### Data records

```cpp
int qd_lowpass_block(const float *taps, size_t T, uint64_t D, const qd_c32 *raw, size_t valid, qd_c32 *out,
                     size_t out_cap, size_t *produced, int mem) {
    if (!taps || !raw || !out || !produced) return fail(QD_ERR_INVALID, "NULL argument");
    if (T < 2 || D == 0) return fail(QD_ERR_PANIC, "size < 2 or decimate 0 (src/filter.rs:47,74)");
    if (valid < T) return fail(QD_ERR_PANIC, "valid < filter.len(): usize underflow at src/filter.rs:76");
    size_t out_n = (size_t)((uint64_t)(valid - T) / D);
    if (out_n > out_cap) return fail(QD_ERR_PANIC, "buf too small for %zu outputs (src/filter.rs:78-80)", out_n);
    *produced = out_n;
    if (out_n == 0) return QD_OK;
    const hipStream_t st = g_stream;
    WsLease ws(st);
    if (ws.rc) return ws.rc;
    void *dt = nullptr;
    int rc = ws.get(2, T * 4, &dt); if (rc) return rc;
    HIPCHK(hipMemcpyAsync(dt, taps, T * 4, hipMemcpyHostToDevice, st));
    HIPCHK(hipStreamSynchronize(st));
    const float2 *r = reinterpret_cast<const float2 *>(raw);
    float2 *o = reinterpret_cast<float2 *>(out);
    if (mem != QD_MEM_DEVICE) {
        void *dr = nullptr, *dout = nullptr;
        rc = ws.get(0, valid * 8, &dr); if (rc) return rc;
        rc = ws.get(1, out_n * 8, &dout); if (rc) return rc;
        HIPCHK(hipMemcpyAsync(dr, raw, valid * 8, hipMemcpyHostToDevice, st));
        r = static_cast<const float2 *>(dr); o = static_cast<float2 *>(dout);
    }
    size_t blocks = (out_n + 127) / 128; if (blocks > 65536) blocks = 65536;
    hipLaunchKernelGGL(k_lowpass_block, dim3((uint32_t)blocks), dim3(128), 0, st, static_cast<const float *>(dt), (uint32_t)T, D, r,
                       (uint64_t)valid, o, (uint64_t)out_n);
// ... 1670 lines not shown
            t = taps_of.insert({{c.lowpass_hz, c.taps}, (uint64_t)taps_h.size()}).first;
            taps_h.resize(taps_h.size() + c.taps);
            design_taps(c.lowpass_hz, sample_rate, c.taps, taps_h.data() + t->second);
        }
        j.taps_at = t->second;
        if (c.shift_hz != 0) {
            j.ratio = qd_shift_ratio(c.shift_hz, sample_rate);
            auto l = lane_of.find(c.shift_hz);
            if (l == lane_of.end()) { l = lane_of.insert({c.shift_hz, (uint64_t)lane_ratio.size()}).first; lane_ratio.push_back(j.ratio); }
            j.lane_at = l->second * kCutsNcoRow;
            j.flags = kCutShift | ((std::fabs(j.ratio) * (double)(j.span0 + j.valid) > 268435456.0) ? kCutSecondOrder : 0u);
        }
    }
    std::vector<CutBatch> batches;
    cuts_batches(cuts, n_cuts, std::max<uint64_t>(1, (opt.chunk_bytes ? opt.chunk_bytes : kCutsDefaultChunk) / bps), &batches);

    int dev = 0;
    (void)hipGetDevice(&dev);
    const void *anchor = src_mem == QD_MEM_DEVICE ? src : (out_mem == QD_MEM_DEVICE ? (const void *)out : nullptr);
    if (anchor) {
        hipPointerAttribute_t at;
        if (hipPointerGetAttributes(&at, anchor) == hipSuccess) dev = at.device;
        else (void)hipGetLastError();
    }
    DeviceGuard guard(dev);
    const hipStream_t st = static_cast<hipStream_t>(stream);
    WsLease ws(st);
    if (ws.rc) return ws.rc;
    const bool src_dev = src_mem == QD_MEM_DEVICE, out_dev = out_mem == QD_MEM_DEVICE;
    const size_t n_lane = lane_ratio.size();
    const size_t jobs_b = (jobs.size() * sizeof(CutJob) + 15) & ~(size_t)15, taps_b = (taps_h.size() * 4 + 15) & ~(size_t)15, ratio_b = (n_lane * 8 + 15) & ~(size_t)15;
    void *tab_d = nullptr, *lane_d = nullptr;
    int rc = ws.get(2, jobs_b + taps_b + ratio_b, &tab_d); if (rc) return rc;
    rc = ws.get(3, std::max<size_t>(n_lane, 1) * kCutsNcoRow * sizeof(double2), &lane_d); if (rc) return rc;
    char *const tab = static_cast<char *>(tab_d);
    HIPCHK(hipMemcpyAsync(tab, jobs.data(), jobs.size() * sizeof(CutJob), hipMemcpyHostToDevice, st));
    HIPCHK(hipMemcpyAsync(tab + jobs_b, taps_h.data(), taps_h.size() * 4, hipMemcpyHostToDevice, st));
    if (n_lane) HIPCHK(hipMemcpyAsync(tab + jobs_b + taps_b, lane_ratio.data(), n_lane * 8, hipMemcpyHostToDevice, st));
    const CutJob *jobs_d = reinterpret_cast<const CutJob *>(tab);
    const float *taps_d = reinterpret_cast<const float *>(tab + jobs_b);
    const double *ratio_d = reinterpret_cast<const double *>(tab + jobs_b + taps_b);

    const void *fn = fmt == 0 ? reinterpret_cast<const void *>(k_cuts<0>) : fmt == 1 ? reinterpret_cast<const void *>(k_cuts<1>)
                   : fmt == 2 ? reinterpret_cast<const void *>(k_cuts<2>) : reinterpret_cast<const void *>(k_cuts<3>);
    HIPCHK(hipFuncSetAttribute(fn, hipFuncAttributeMaxDynamicSharedMemorySize, (int)kCutsLdsBytes));

    std::vector<std::vector<CutTile>> kept;
    kept.reserve(batches.size());
    std::vector<qd_c32> down;
    bool first_batch = true;
    for (const CutBatch &b : batches) {
        kept.emplace_back();
        std::vector<CutTile> &tiles = kept.back();
        cuts_tiles(cuts, b, out_dev, offs.data(), src_dev, src_first, &tiles);
        const uint32_t n_tiles = (uint32_t)tiles.size();
        const size_t tiles_b = ((size_t)n_tiles * sizeof(CutTile) + 31) & ~(size_t)31;
        void *batch_d = nullptr, *in_d = nullptr, *out_d = nullptr;
        rc = ws.get(4, tiles_b + (size_t)n_tiles * kCutsTileRows * sizeof(RowBase), &batch_d); if (rc) return rc;
        HIPCHK(hipMemcpyAsync(batch_d, tiles.data(), (size_t)n_tiles * sizeof(CutTile), hipMemcpyHostToDevice, st));
        const CutTile *tiles_d = static_cast<const CutTile *>(batch_d);
        RowBase *rows_d = reinterpret_cast<RowBase *>(static_cast<char *>(batch_d) + tiles_b);
        const uint8_t *in = static_cast<const uint8_t *>(src);
        if (!src_dev) {
            rc = ws.get(0, b.src_samples * bps + 16, &in_d); if (rc) return rc;
            for (const CutSpan &sp : b.spans)
                HIPCHK(hipMemcpyAsync(static_cast<char *>(in_d) + sp.at * bps, static_cast<const char *>(src) + (sp.first - src_first) * bps, sp.count * bps,
                                      hipMemcpyHostToDevice, st));
            in = static_cast<const uint8_t *>(in_d);
        }
        float2 *o = reinterpret_cast<float2 *>(out);
        if (!out_dev) {
            rc = ws.get(1, b.out_samples * 8, &out_d); if (rc) return rc;
            o = static_cast<float2 *>(out_d);
        }
        const uint32_t lanes = first_batch ? (uint32_t)n_lane : 0u;
        const uint64_t table_threads = (uint64_t)n_tiles * kCutsTileRows + (uint64_t)lanes * kCutsNcoRow;
        hipLaunchKernelGGL(k_cuts_tables, dim3((uint32_t)((table_threads + 255) / 256)), dim3(256), 0, st, jobs_d, tiles_d, n_tiles, rows_d, ratio_d, lanes,
                           static_cast<double2 *>(lane_d));
        const RowBase *rows_c = rows_d;
        const double2 *lane_c = static_cast<const double2 *>(lane_d);
        switch (fmt) {
        case 0: hipLaunchKernelGGL(k_cuts<0>, dim3(n_tiles), dim3(kCutsThreads), kCutsLdsBytes, st, in, jobs_d, tiles_d, taps_d, rows_c, lane_c, o); break;
        case 1: hipLaunchKernelGGL(k_cuts<1>, dim3(n_tiles), dim3(kCutsThreads), kCutsLdsBytes, st, in, jobs_d, tiles_d, taps_d, rows_c, lane_c, o); break;
        case 2: hipLaunchKernelGGL(k_cuts<2>, dim3(n_tiles), dim3(kCutsThreads), kCutsLdsBytes, st, in, jobs_d, tiles_d, taps_d, rows_c, lane_c, o); break;
        default: hipLaunchKernelGGL(k_cuts<3>, dim3(n_tiles), dim3(kCutsThreads), kCutsLdsBytes, st, in, jobs_d, tiles_d, taps_d, rows_c, lane_c, o); break;
        }
        HIPCHK(hipGetLastError());
        first_batch = false;
        if (!out_dev) {
            down.resize(b.out_samples);
            HIPCHK(hipMemcpyAsync(down.data(), out_d, b.out_samples * 8, hipMemcpyDeviceToHost, st));
            HIPCHK(hipStreamSynchronize(st));
            for (const CutPiece &p : b.pieces) memcpy(out + offs[p.cut] + p.first, down.data() + p.out_at, (size_t)p.count * 8);
        }
    }
    HIPCHK(hipStreamSynchronize(st));
    return QD_OK;
}

int qd_cuts_run(int fmt, uint64_t sample_rate, uint64_t n_samples, const void *src, int src_mem, uint64_t src_first, uint64_t src_count,
                const qd_cut *cuts, size_t n_cuts, qd_c32 *out, int out_mem, const qd_plan_options *options, void *stream) {
    return cuts_run_impl(fmt, sample_rate, n_samples, src, src_mem, src_first, src_count, cuts, n_cuts, out, out_mem, options, stream, false);
}


int qd_symbols_geometry(const qd_symbols_desc *desc, const qd_segment *segments, size_t n, uint64_t *offsets) {
    std::string err;
    if (const int rc = symbols_check(desc, segments, n, false, 0, offsets, nullptr, nullptr, &err)) return fail(rc, "%s", err.c_str());
    return QD_OK;
}

static int symbols_device_of(const void *a, bool a_dev, const void *b, bool b_dev) {
    int dev = 0;
// ... 186 lines not shown
```

Before: 650,700.

## Precompute c+s sums in NCO row and lane tables to cut FMAs

Moves the NCO table code into a new header. The row table's pad slot now stores a precomputed c+s term, and lane entries grow to 24 bytes with an extra field, so the complex rotation can use fewer multiplies (a Gauss-style three-multiply form). The LDS lane-table sizing changes to match. It also lowers launch bounds for the dyn chain with NCO=1 and format 3. The cost is more table bandwidth and LDS per entry, plus possible small changes in rounding.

######

** Exercise goal **
All lines above with the word "lanes" need to be reported.

** Solution for this problem **
        const uint32_t lanes = first_batch ? (uint32_t)n_lane : 0u;
        const uint64_t table_threads = (uint64_t)n_tiles * kCutsTileRows + (uint64_t)lanes * kCutsNcoRow;
        hipLaunchKernelGGL(k_cuts_tables, dim3((uint32_t)((table_threads + 255) / 256)), dim3(256), 0, st, jobs_d, tiles_d, n_tiles, rows_d, ratio_d, lanes,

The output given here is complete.